The companies said they expect McIntyre to have about C$15 million in cash to fund an aggressive two-year exploration program focused on Silver Quest’s 3Ts Gold Project in the Nechako Plateau region of central British Columbia and a number of Yukon exploration properties.

“The acquisition of Silver Quest’s Davidson interest and the Capoose Property consolidates our ownership of the Blackwater Project and expands our presence significantly in the area,” said New Gold Executive Chairman Randall Oliphant. “We also look forward to continuing our relationship with Silver Quest as a shareholder in McIntyre, given their team’s track record of delivering value for shareholders.”

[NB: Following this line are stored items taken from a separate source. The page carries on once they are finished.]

+__device__ __forceinline__ void split_lang_rows(const float* __restrict__ lang, uint16_t* __restrict__ out, int row0,
+                                                int P) {
+    const int ln = threadIdx.x & 63;
+    const int rows = min(64, P - row0);
+    if (rows <= 0) return;
+    const float4* src = reinterpret_cast<const float4*>(lang) + (size_t)row0 * 8;
+    bf16x4* dst = reinterpret_cast<bf16x4*>(out) + (size_t)row0 * 16;
+    float4 x[8];
+#pragma unroll
+    for (int q = 0; q < 8; ++q) {
+        const int e = q * 64 + ln;
+        x[q] = e < rows * 8 ? src[e] : make_float4(0.0f, 0.0f, 0.0f, 0.0f);
+    }
+#pragma unroll
+    for (int q = 0; q < 8; ++q) {
+        const int e = q * 64 + ln;
+        const float f[4] = {x[q].x, x[q].y, x[q].z, x[q].w};
+        bf16x4 h, l;
+#pragma unroll
+        for (int j = 0; j < 4; ++j) {
+            __bf16 hh, ll;
+            split_bf16(f[j], hh, ll);
+            h[j] = hh;
+            l[j] = ll;
+        }
+        if (e < rows * 8) {
+            const int r = e >> 3, c4 = e & 7;
+            dst[r * 16 + c4] = h;
+            dst[r * 16 + 8 + c4] = l;
+        }
+    }
+}
+
+__device__ __forceinline__ void zero_rows(float* __restrict__ out, int w, int row0, int P) {
+    const int ln = threadIdx.x & 63;
+    const int rows = min(64, P - row0);
+    if (rows <= 0) return;
+    float* d = out + (size_t)row0 * w;
+    const int n = rows * w;
+    if ((w & 3) == 0 && (reinterpret_cast<uintptr_t>(out) & 15) == 0) {
+        for (int e = ln; e < n / 4; e += 64) reinterpret_cast<float4*>(d)[e] = make_float4(0.0f, 0.0f, 0.0f, 0.0f);
+    } else {
+        for (int e = ln; e < n; e += 64) d[e] = 0.0f;
+    }
+}
+
 template <int MS, bool MULTI>
-__global__ void __launch_bounds__(256) k_preprocess(PreprocessArgs a) {
+__global__ void __launch_bounds__(256) __attribute__((amdgpu_waves_per_eu(3))) k_preprocess(PreprocessArgs a) {
     const int i = a.row0 + blockIdx.x * blockDim.x + threadIdx.x;
     GaussIn<MS> g;
     if constexpr (!MULTI) {
+        int radius;
         clear_words(a.v[0].clear);
-        const bool rect = i < a.P && preprocess_one<MS, false>(a, a.v[0], g, i);
+        const bool rect = i < a.P && preprocess_one<MS, false>(a, a.v[0], g, i, radius);
         zero_acc_rows(a.v[0].acc, rect, i);
     } else {
         const bool ok = i < a.P;
+        const int wrow0 = i - (int)(threadIdx.x & 63);
+        if (a.lang_split_out) split_lang_rows(a.lang, a.lang_split_out, wrow0, a.P);
+        if (a.zero_rows_out) zero_rows(a.zero_rows_out, a.zero_row_floats, wrow0, a.P);
         if (ok) load_gauss<MS>(a, i, g);
+        int rmax = 0;
         for (int k = 0; k < a.nv; ++k) {
             const PreprocessView& v = a.v[k];
             clear_words(v.clear);
-            const bool rect = ok && preprocess_one<MS, true>(a, v, g, i);
+            int radius = 0;
+            const bool rect = ok && preprocess_one<MS, true>(a, v, g, i, radius);
+            rmax = max(rmax, radius);
             zero_acc_rows(v.acc, rect, i);
+        }
+        if (a.radii_max_out && ok) {
+            if (a.radii_max_accumulate) rmax = max(rmax, a.radii_max_out[i]);
+            a.radii_max_out[i] = rmax;
         }
     }
 }
diff --git a/4dlangsplat_amd/csrc/sort.hip b/4dlangsplat_amd/csrc/sort.hip
--- a/4dlangsplat_amd/csrc/sort.hip
+++ b/4dlangsplat_amd/csrc/sort.hip
@@ -447,7 +447,7 @@
 
 constexpr int SCAN_DG = 16;
 
-template <int IT>
+template <int IT, bool IOTA = false>
 __global__ void __launch_bounds__(256) k_rts_scatter(const SortBatch b, int pass, int in_b, int shift, int nbits_h,
                                                      int last_h) {
     __shared__ uint32_t s_key[(256 * IT)];
@@ -489,7 +489,8 @@
         const size_t idx = base + (size_t)r * 64 + lane;
         const bool valid = idx < n;
         key[r] = valid ? keys_in[idx] : 0u;
-        val[r] = valid ? vals_in[idx] : 0u;
+        if constexpr (IOTA) val[r] = (uint32_t)idx;
+        else val[r] = valid ? vals_in[idx] : 0u;
     }
     const int da = 2 * tid, db = 2 * tid + 1;
     const uint32_t pre_a = da < nd ? offs[(size_t)bid * RDX + da] : 0u, pre_b = db < nd ? offs[(size_t)bid * RDX + db] : 0u;
@@ -589,6 +590,9 @@
     if (ns == 0 || end_bit <= begin_bit) return 0;
     for (int i = 1; i < ns; ++i)
         if ((bt.s[i].vals_c == nullptr) != (bt.s[0].vals_c == nullptr)) return -1;
+    const bool iota = bt.s[0].iota_vals != 0;
+    for (int i = 1; i < ns; ++i)
+        if ((bt.s[i].iota_vals != 0) != iota) return -1;
     if (bt.s[0].vals_c && (begin_bit != 0 || end_bit != 32)) return -1;
     for (int i = 0; i < ns; ++i) {
         const SortSeg& g = bt.s[i];
@@ -602,7 +606,14 @@
         else
             hipLaunchKernelGGL(k_rts_count<OS_ITEMS>, dim3(nbi, ns), dim3(256), 0, st, bt, p, in_b, shift, nbits);
         hipLaunchKernelGGL(k_rts_scan<SCAN_DG>, dim3(RDX / SCAN_DG, ns), dim3(256), 0, st, bt, p, items, in_b, nbits);
-        if (items == 12)
+        if (iota && p == 0) {
+            if (items == 12)
+                hipLaunchKernelGGL((k_rts_scatter<12, true>), dim3(nbi, ns), dim3(256), 0, st, bt, p, in_b, shift, nbits,
+                                   last);
+            else
+                hipLaunchKernelGGL((k_rts_scatter<OS_ITEMS, true>), dim3(nbi, ns), dim3(256), 0, st, bt, p, in_b, shift,
+                                   nbits, last);
+        } else if (items == 12)
             hipLaunchKernelGGL(k_rts_scatter<12>, dim3(nbi, ns), dim3(256), 0, st, bt, p, in_b, shift, nbits, last);
         else
             hipLaunchKernelGGL(k_rts_scatter<OS_ITEMS>, dim3(nbi, ns), dim3(256), 0, st, bt, p, in_b, shift, nbits,
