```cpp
template <int NACC>
__global__ __launch_bounds__(256) void mfma_clock_kernel(unsigned long long *out, int iters, double a0, double b0) {
  v4d acc[NACC];
#pragma unroll
  for (int i = 0; i < NACC; ++i) acc[i] = v4zero();
  const double a = a0 * (1.0 + (threadIdx.x % 7) * 0.125), b = b0 * (1.0 - (threadIdx.x % 5) * 0.0625);
  const unsigned long long c0 = __builtin_amdgcn_s_memtime();
  const unsigned long long r0 = __builtin_amdgcn_s_memrealtime();
  for (int it = 0; it < iters; ++it) {
#pragma unroll
    for (int i = 0; i < NACC; ++i) acc[i] = mfma16(a, b, acc[i]);
  }
  double s = 0.;
#pragma unroll
  for (int i = 0; i < NACC; ++i) s += acc[i][0] + acc[i][3];
  const unsigned long long c1 = __builtin_amdgcn_s_memtime();
  const unsigned long long r1 = __builtin_amdgcn_s_memrealtime();
  if (threadIdx.x == 0) {
// ... 450 lines not shown
  for (int i = 0; i < nblk; ++i) {
    cyc[i] = (double)h[2 * i] / (double)iters;
    clk[i] = (double)h[2 * i] / ((double)h[2 * i + 1] * 10.0);
  }
  std::sort(cyc.begin(), cyc.end());
  std::sort(clk.begin(), clk.end());
  out[0] = cyc[nblk / 2];
  out[1] = clk[nblk / 2];
  out[2] = (double)nblk * 4.0 * iters * (nm * 2048.0 + nv * 128.0) / (ms * 1e-3) / 1e12;
  out[3] = nm; out[4] = nv;
  (void)hipEventDestroy(e0); (void)hipEventDestroy(e1); (void)hipFree(d);
  return AGP_OK;
}

AGP_DEBUG_API int agp_debug_gemm(agp_context *ctx, double *C, int64_t ldc, const double *A, int64_t lda, int a_kmajor,
                   const double *B, int64_t ldb, int b_kmajor, int64_t M, int64_t N, int64_t K, int tri) {
  if (!ctx) return AGP_ERR_INVALID_ARGUMENT;
  AGP_HIP_CHECK(ctx, hipSetDevice(ctx->device));
  const size_t cb = sizeof(double) * (size_t)ldc * (size_t)N;
  const size_t ab = sizeof(double) * (size_t)lda * (size_t)(a_kmajor ? M : K);
  const size_t bb = sizeof(double) * (size_t)ldb * (size_t)(b_kmajor ? N : K);
  double *dC = nullptr, *dA = nullptr, *dB = nullptr;
  AGP_HIP_CHECK(ctx, hipMalloc(&dC, cb));
  AGP_HIP_CHECK(ctx, hipMalloc(&dA, ab));
  AGP_HIP_CHECK(ctx, hipMalloc(&dB, bb));
  AGP_HIP_CHECK(ctx, hipMemcpy(dC, C, cb, hipMemcpyHostToDevice));
  AGP_HIP_CHECK(ctx, hipMemcpy(dA, A, ab, hipMemcpyHostToDevice));
  AGP_HIP_CHECK(ctx, hipMemcpy(dB, B, bb, hipMemcpyHostToDevice));
  launch_gemm_nt_sub(ctx->stream, dC, ldc, dA, lda, a_kmajor != 0, dB, ldb, b_kmajor != 0, M, N, K, tri != 0);
  AGP_HIP_CHECK(ctx, hipStreamSynchronize(ctx->stream));
  AGP_HIP_CHECK(ctx, hipGetLastError());
  AGP_HIP_CHECK(ctx, hipMemcpy(C, dC, cb, hipMemcpyDeviceToHost));
  (void)hipFree(dC); (void)hipFree(dA); (void)hipFree(dB);
  return AGP_OK;
}

AGP_DEBUG_API int agp_debug_fmac_rate(agp_context *ctx, int waves_per_simd, int mode, int iters, double *out, double *probe) {
  if (!ctx) return AGP_ERR_INVALID_ARGUMENT;
  AGP_HIP_CHECK(ctx, hipSetDevice(ctx->device));
  const int nblk = 256 * waves_per_simd;
  unsigned long long *d = nullptr;
  double *dp = nullptr;
  AGP_HIP_CHECK(ctx, hipMalloc(&d, sizeof(unsigned long long) * 2 * nblk));
  AGP_HIP_CHECK(ctx, hipMalloc(&dp, sizeof(double) * 64));
  hipEvent_t e0, e1;
  AGP_HIP_CHECK(ctx, hipEventCreate(&e0));
  AGP_HIP_CHECK(ctx, hipEventCreate(&e1));
  for (int rep = 0; rep < 2; ++rep) {
    AGP_HIP_CHECK(ctx, hipEventRecord(e0, ctx->stream));
    if (mode == 0) hipLaunchKernelGGL(fmac_rate_kernel<0>, dim3(nblk), dim3(256), 0, ctx->stream, d, dp, iters, 1.1);
    else if (mode == 1) hipLaunchKernelGGL(fmac_rate_kernel<1>, dim3(nblk), dim3(256), 0, ctx->stream, d, dp, iters, 1.1);
    else hipLaunchKernelGGL(fmac_rate_kernel<2>, dim3(nblk), dim3(256), 0, ctx->stream, d, dp, iters, 1.1);
    AGP_HIP_CHECK(ctx, hipEventRecord(e1, ctx->stream));
    AGP_HIP_CHECK(ctx, hipEventSynchronize(e1));
  }
  float ms = 0.f;
  AGP_HIP_CHECK(ctx, hipEventElapsedTime(&ms, e0, e1));
  std::vector<unsigned long long> h(2 * nblk);
  AGP_HIP_CHECK(ctx, hipMemcpy(h.data(), d, sizeof(unsigned long long) * 2 * nblk, hipMemcpyDeviceToHost));
  if (probe) AGP_HIP_CHECK(ctx, hipMemcpy(probe, dp, sizeof(double) * 64, hipMemcpyDeviceToHost));
  std::vector<double> cyc(nblk), clk(nblk);
  for (int i = 0; i < nblk; ++i) {
    cyc[i] = (double)h[2 * i] / (double)iters;
    clk[i] = (double)h[2 * i] / ((double)h[2 * i + 1] * 10.0);
  }
  std::sort(cyc.begin(), cyc.end());
// ... 302 lines not shown
    AGP_HIP_CHECK(ctx, hipMemcpy(dy, y, sizeof(double) * (size_t)n, hipMemcpyHostToDevice));
  }
  AGP_HIP_CHECK(ctx, hipMemsetAsync(ctx->d_flags, 0, 4 * sizeof(int), ctx->stream));
  AGP_HIP_CHECK(ctx, hipMemsetAsync(ctx->d_scalars, 0, 4 * sizeof(double), ctx->stream));
  factor_lower(ctx, dA, n, lda, dI, dy, nullptr);
  AGP_HIP_CHECK(ctx, hipStreamSynchronize(ctx->stream));
  AGP_HIP_CHECK(ctx, hipGetLastError());
  AGP_HIP_CHECK(ctx, hipMemcpy(A, dA, ab, hipMemcpyDeviceToHost));
  if (y) AGP_HIP_CHECK(ctx, hipMemcpy(y, dy, sizeof(double) * (size_t)n, hipMemcpyDeviceToHost));
  int flags[4];
  double scal[4];
  AGP_HIP_CHECK(ctx, hipMemcpy(flags, ctx->d_flags, sizeof(flags), hipMemcpyDeviceToHost));
  AGP_HIP_CHECK(ctx, hipMemcpy(scal, ctx->d_scalars, sizeof(scal), hipMemcpyDeviceToHost));
  if (log_det) *log_det = 2. * scal[0];
  if (bad_pivot) *bad_pivot = flags[1] ? flags[1] - 1 : -1;
  (void)hipFree(dA); (void)hipFree(dI);
  if (dy) (void)hipFree(dy);
  ctx->sched.backsub = agp_context::ScheduleRecord::BS_NONE;
  ctx->sched.bs_done = 0;
  ctx->sched.handover_timeout = flags[2];
  return AGP_OK;
}

constexpr int64_t SCHED_HEADER = 20;
AGP_DEBUG_API int agp_debug_schedule(agp_context *ctx, int64_t *out, int64_t cap) {
  if (!ctx || !out || cap < 0) return AGP_ERR_INVALID_ARGUMENT;
  const agp_context::ScheduleRecord &r = ctx->sched;
  int64_t w[SCHED_HEADER + 2 * agp_context::HEADCNT_WORDS] = {};
  w[0] = r.n; w[1] = r.steps; w[2] = r.steps_dropped;
  w[3] = r.panels_step; w[4] = r.panels_fused; w[5] = r.panels_split;
  w[6] = r.backsub; w[7] = r.bs_done; w[8] = r.inv_bits; w[9] = r.handover_timeout; w[10] = r.demotions;
  w[11] = ctx->step_slots; w[12] = ctx->cus; w[13] = ctx->stream_masked ? 1 : 0;
  w[14] = ctx->tune.step_below; w[15] = ctx->tune.panel_fused ? 1 : 0; w[16] = ctx->tune.merge_above;
  w[17] = ctx->tune.backsub_coop ? 1 : 0; w[18] = ctx->tune.fp64_nbo;
  for (long long i = 0; i < r.steps; ++i) {
    w[SCHED_HEADER + 2 * i] = r.kend[i];
    w[SCHED_HEADER + 2 * i + 1] = r.bits[i];
  }
  const int64_t total = SCHED_HEADER + 2 * agp_context::HEADCNT_WORDS;
  for (int64_t i = 0; i < cap && i < total; ++i) out[i] = w[i];
  return AGP_OK;
}

}

namespace agp {
__global__ __launch_bounds__(256) void mfma_peak_kernel(double *sink, int iters, double a0, double b0) {
  v4d acc[8];
#pragma unroll
  for (int i = 0; i < 8; ++i) acc[i] = v4zero();
  double a = a0 + threadIdx.x * 1e-9, b = b0 - threadIdx.x * 1e-9;
  for (int it = 0; it < iters; ++it) {
#pragma unroll
    for (int i = 0; i < 8; ++i) acc[i] = mfma16(a, b, acc[i]);
  }
  double s = 0.;
#pragma unroll
  for (int i = 0; i < 8; ++i) s += acc[i][0] + acc[i][1] + acc[i][2] + acc[i][3];
  if (s == 123.456) sink[0] = s;
}

static int mfma_f64_peak(hipStream_t s, int iters, double *tflops) {
  double *sink = nullptr;
  if (hipMalloc(&sink, 8) != hipSuccess) return AGP_ERR_HIP;
  hipEvent_t e0, e1;
  (void)hipEventCreate(&e0);
  (void)hipEventCreate(&e1);
// ... 70 lines not shown
```

albatross_amd/csrc/gemm.hip:

```cpp
#include <cmath>
#include <cstdlib>
#include <algorithm>
#include <map>
#include <mutex>
#include <tuple>
#include <vector>
#include "common.h"
#include "mfma_f64.h"
#include "gemm_tiles.h"

namespace agp {




__device__ __forceinline__ bool tile_of_block(const GemmArgs &g, int &bi, int &bj) {
  if (g.stair) {
    const long long id = blockIdx.x;
    bi = (int)(id % g.ntr);
    bj = (int)(id / g.ntr);
    const long long lb = g.st_lb0 + bi / g.st_tpb;
    const long long gi = lb * g.st_world + ((lb & 1) ? g.st_world - 1 - g.st_rank : g.st_rank);
    return bj <= gi * g.st_tpb - g.st_c0t + (bi % g.st_tpb);
  }
// ... 456 lines not shown
  g.ntc = (int)((N + GT - 1) / GT);
  g.stair = 1; g.st_world = world; g.st_rank = rank; g.st_tpb = (int)(block / GT);
  g.st_lb0 = lb0; g.st_c0t = c0 / GT;
  static int slots = 0;
  if (slots == 0) {
    int dev = 0, cus = 256;
    if (hipGetDevice(&dev) != hipSuccess || hipDeviceGetAttribute(&cus, hipDeviceAttributeMultiprocessorCount, dev) != hipSuccess || cus <= 0)
      cus = 256;
    slots = 2 * cus;
  }
  if ((long long)g.ntr * g.ntc / 2 < 4LL * slots) {
    g.ntr = (int)((M + ST - 1) / ST);
    g.ntc = (int)((N + ST - 1) / ST);
    g.st_tpb = (int)(block / ST);
    g.st_c0t = c0 / ST;
    hipLaunchKernelGGL(gemm64_nt_sub_kernel, dim3((unsigned)((long long)g.ntr * g.ntc)), dim3(GEMM_THREADS), 0, s, g);
    return;
  }
  hipLaunchKernelGGL((gemm_nt_sub_kernel<false, false>), dim3((unsigned)((long long)g.ntr * g.ntc)), dim3(GEMM_THREADS), 0, s, g);
}
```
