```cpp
int rm_debug_step_box(rm_ctx *ctx, int32_t out[6]) {
    if (!ctx || !out) return RM_E_INVALID;
    for (int k = 0; k < 6; ++k) out[k] = 0;
    out[0] = static_cast<int32_t>(ctx->last_v2_shape[3]);
    if (!ctx->have_scene) return fail(ctx, RM_E_NO_SCENE, "no scene set");
    rm_job job;
    std::memset(&job, 0, sizeof job);
    job.width = job.height = job.y_end = 64;
    job.algorithm = RM_ALG_SPHERE_TRACER;
    job.scene_preset_index = ctx->scene_is_uploaded ? RM_SCENE_UPLOADED : ctx->scene_preset;
    job.acceleration_structure = ctx->host.accel;
    job.overshoot_factor = job.step_size = std::nan("");
    const double scene_time = ctx->time;
    RmRenderParams p;
    const int rc = fill_params(ctx, &job, p);
    ctx->time = scene_time;
    if (rc) return rc;
    out[5] = static_cast<int32_t>(ctx->host.step_tab.size() * sizeof(uint32_t));
    RmRenderParams plain = p;
    plain.step_box = 0;
    out[4] = rm_v2_plan(plain).list_cap;
    const RmV2Plan plan = rm_v2_plan(p);
    out[3] = plan.list_cap;
    const bool v2 = p.variant == 2 && p.algorithm == 0 && p.accel == 2;
    out[1] = v2 && plan.step_box ? 1 : 0;
    out[2] = out[1] ? 0 : (ctx->host.step_tab.empty() && v2 && ctx->opt_step_box && ctx->opt_multi_step ? 2 : (v2 && plan.refused ? 3 : 1));
    return RM_OK;
}

enum OptionKind {
    kSwitch,
    kRange,
    kZeroOrRange,
    kSet,
};
struct OptionRow {
    const char *key;
    int64_t rm_ctx::*member;
    OptionKind kind;
    int64_t v[4];
    const char *error;
};
static const OptionRow kOptions[] = {
    {"tile_w", &rm_ctx::opt_tile_w, kSet, {8, 16, 32, 64}, "tile_w must be 8, 16, 32 or 64"},
    {"filter", &rm_ctx::opt_filter, kSwitch, {}, nullptr},
    {"nodes_in_lds", &rm_ctx::opt_lds, kSwitch, {}, nullptr},
    {"kernel", &rm_ctx::opt_kernel, kRange, {0, 2}, "kernel must be 0 (auto), 1 or 2"},
    {"list_cap", &rm_ctx::opt_list_cap, kRange, {1, 64}, "list_cap must be in [1, 64]"},
    {"coop", &rm_ctx::opt_coop, kSwitch, {}, nullptr},
    {"recs", &rm_ctx::opt_recs, kSwitch, {}, nullptr},
    {"lut", &rm_ctx::opt_lut, kSwitch, {}, nullptr},
    {"uniform", &rm_ctx::opt_uniform, kSwitch, {}, nullptr},
    {"lds_kb", &rm_ctx::opt_lds_kb, kZeroOrRange, {16, 64}, "lds_kb must be 0 (auto) or in [16, 64]"},
    {"multi_step", &rm_ctx::opt_multi_step, kSwitch, {}, nullptr},
    {"step_box", &rm_ctx::opt_step_box, kSwitch, {}, nullptr},
    {"item_wide", &rm_ctx::opt_item_wide, kSwitch, {}, nullptr},
    {"prune", &rm_ctx::opt_prune, kSwitch, {}, nullptr},
    {"rtc_spheres", &rm_ctx::opt_rtc_spheres, kRange, {0, 33}, "rtc_spheres must be 0..33"},
    {"specialise_v2_after", &rm_ctx::opt_v2_after, kRange, {0, 1000000}, "specialise_v2_after must be 0 (never) .. 1000000 launches"},
    {"specialise", &rm_ctx::opt_specialise, kRange, {0, 2}, "specialise must be 0, 1 or 2"},
    {"lds_fill", &rm_ctx::opt_lds_fill, kSwitch, {}, nullptr},
    {"min_fill", &rm_ctx::opt_min_fill, kSwitch, {}, nullptr},
    {"overlap_fill", &rm_ctx::opt_overlap_fill, kSwitch, {}, nullptr},
    {"cull", &rm_ctx::opt_cull, kSwitch, {}, nullptr},
    {"rel", &rm_ctx::opt_rel, kSwitch, {}, nullptr},
    {"static", &rm_ctx::opt_static, kRange, {0, 95}, "static must be in [0, 95] percent"},
    {"sub", &rm_ctx::opt_sub, kSwitch, {}, nullptr},
    {"refill", &rm_ctx::opt_refill, kRange, {1, 64}, "refill must be in [1, 64]"},
    {"item_px", &rm_ctx::opt_item_px, kSet, {64, 128, 256, 256}, "item_px must be 64, 128 or 256"},
    {"hw_xcd", &rm_ctx::opt_hw_xcd, kSwitch, {}, nullptr},
    {"grid", &rm_ctx::opt_grid, kSwitch, {}, nullptr},
    {"nn", &rm_ctx::opt_nn, kRange, {0, 2}, "nn must be 0 (off), 1 (on) or 2 (auto)"},
    {"ext", &rm_ctx::opt_ext, kSwitch, {}, nullptr},
    {"blocks_per_cu", &rm_ctx::opt_blocks_per_cu, kRange, {1, 8}, "blocks_per_cu must be in [1, 8]"},
    {"v1_lists", &rm_ctx::opt_v1_lists, kSwitch, {}, nullptr},
    {"v1_block", &rm_ctx::opt_v1_block, kSet, {64, 128, 256, 256}, "v1_block must be 64, 128 or 256"},
    {"oct_lean", &rm_ctx::opt_oct_lean, kSwitch, {}, nullptr},
    {"lpt", &rm_ctx::opt_lpt, kSwitch, {}, nullptr},
    {"n0_batch", &rm_ctx::opt_n0_batch, kRange, {1, 64}, "n0_batch must be in [1, 64]"},
    {"device_build", &rm_ctx::opt_device_build, kSwitch, {}, nullptr},
    {"length", &rm_ctx::opt_length, kRange, {0, 1}, "length must be 0 (Math.hypot) or 1 (Math.sqrt)"},
};

static const OptionRow *find_option(const char *key) {
    for (const OptionRow &o : kOptions)
        if (!std::strcmp(key, o.key)) return &o;
    return nullptr;
}

int rm_set_option(rm_ctx *ctx, const char *key, int64_t value) {
    if (!ctx || !key) return RM_E_INVALID;
    const OptionRow *o = find_option(key);
    if (!o) return fail(ctx, RM_E_INVALID, std::string("unknown option ") + key);
    bool ok = true;
    switch (o->kind) {
        case kSwitch: value = value ? 1 : 0; break;
        case kRange: ok = value >= o->v[0] && value <= o->v[1]; break;
        case kZeroOrRange: ok = value == 0 || (value >= o->v[0] && value <= o->v[1]); break;
        case kSet: ok = std::find(std::begin(o->v), std::end(o->v), value) != std::end(o->v); break;
    }
    if (!ok) return fail(ctx, RM_E_INVALID, o->error);
    const bool changed = ctx->*(o->member) != value;
    ctx->*(o->member) = value;
    if (o->member == &rm_ctx::opt_tile_w) ctx->tile_w_set = true;
    if (o->member == &rm_ctx::opt_length && changed && ctx->have_scene) {
        ctx->have_scene = false;
        return ensure_scene(ctx, ctx->scene_is_uploaded ? RM_SCENE_UPLOADED : ctx->scene_preset, ctx->host.accel);
    }
    return RM_OK;
}

int rm_get_option(const rm_ctx *ctx, const char *key, int64_t *value) {
    if (!ctx || !key || !value) return RM_E_INVALID;
    const OptionRow *o = find_option(key);
    if (!o) return RM_E_INVALID;
    *value = ctx->*(o->member);
    return RM_OK;
}

}
```

### cpu_raymarcher_amd/csrc/rm_kernels.h

```cpp
#pragma once
#ifndef __HIPCC_RTC__
#include <hip/hip_runtime_api.h>
#include <stdint.h>
#endif

#include "rm_types.h"

struct RmDiagDevice {
    unsigned long long total_sdf;
    unsigned long long total_iters;
    unsigned int max_sdf;
    unsigned int min_sdf;
    unsigned long long pad;
};

#ifdef RM_LENGTH_SQRT
#define RM_LEN_VARIANT(name) name##_sqrt
#define RM_LEN_TAG " [length=sqrt]"
#define RM_LEN_IS_SQRT true
#else
#define RM_LEN_VARIANT(name) name
#define RM_LEN_TAG ""
#define RM_LEN_IS_SQRT false
#endif

enum { RM_CMP_NONE = -1, RM_CMP_SDF = 0, RM_CMP_ITERS = 1, RM_CMP_DEPTH = 2, RM_CMP_NORMAL = 3, RM_CMP_SURFACE = 4 };
struct RmCompareStats {
    unsigned long long pixels;
    unsigned long long sums[14];
    unsigned int max_abs_depth, max_abs_normal;
};
struct RmComparePartial {
    unsigned long long v[16];
};
struct RmCompareArgs {
    const uint8_t *depth_a, *depth_b, *normal_a, *normal_b;
    const uint16_t *sdf_a, *sdf_b, *iters_a, *iters_b;
    uint8_t *rgba;
    RmCompareStats *stats;
    RmComparePartial *partials;
    unsigned int *counters;
    long long npx;
    unsigned int gain;
};
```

In addition to an immediate premium recognizing both the current value and potential value of the Davidson Property, Silver Quest shareholders will retain exposure to the Blackwater Project and to its 3Ts and Yukon properties through McIntyre with sufficient cash for two years of aggressive exploration in 2012 and 2013, while gaining exposure to New Gold’s diversified gold production base and strong growth profile.

“This transaction delivers an immediate and attractive premium to our shareholders, while allowing them to continue to share in the potential at the Blackwater Project through their New Gold shares,” said Silver Quest President and CEO Randy Turner. “We are pleased that our shareholders are able to retain their exposure to an exciting portfolio of exploration properties in the Yukon and British Columbia through their McIntyre shares with New Gold as a supportive shareholder.”

McIntyre will be led by the existing management team and board of directors of Silver Quest, who have significant experience in building companies focused on mineral exploration.

McIntyre’s exploration in British Columbia will be focused on the 3Ts Gold Project which covers an epithermal gold-silver vein system within which 12 individual mineralized veins, up to 650 meters in strike length and up to 15 meters in true width, have been identified. The 3Ts property encompasses about 3,100 hectares (8,401 acres) with an established inferred mineral resource of 942,600 metric tons at 4.89 grams per metric ton gold and 77 g/t silver. Exploration in the Yukon will be focused on 18 properties covering more than 93,000 hectares (229,803 acres), including extensive land holdings in the White Gold District.

Another spinoff deal

Geo Minerals acquired the West Blackwater project in 2010. The original claim block is within 2.5 kilometers (1.5 miles) west-northwest of Blackwater. Geo has since expanded the property with the acquisition of additional claims and conducted at least two exploration programs, including detailed geological mapping, selected prospecting, an IP geophysical survey and infill soil sampling, delineating the anomalous zones identified during the 2010 exploration program. Earlier this year, Geo initiated a 5,000-meter drill program.

Under the plan of arrangement with New Gold, Geo shareholders will receive C16 cents per share and 1/15th of a common share in a new exploration company for each Geo common share held.  Excluding consideration for the new company, the offer represents a premium of about 33 percent based on the closing price of Geo’s shares Oct. 14.

New Gold also will subscribe for 9.9 percent of the spinoff company’s outstanding common shares for consideration of C$250,000. On completion of the transaction, current Geo shareholders will hold about 90.1 percent of the outstanding shares of the spinoff, and new company will own all of Geo’s assets and liabilities, except for cash retained by Geo and Geo’s West Blackwater mineral interests.

The board of directors of Geo unanimously approved the transaction and all directors and senior officers of Geo, as well as certain other Geo shareholders, collectively holding about 29 percent of the number of Geo securities anticipated to be entitled to vote at a meeting of the Geo security holders (including holders of Geo shares, stock options, and share purchase warrants), have agreed to vote their securities in favor of the transaction.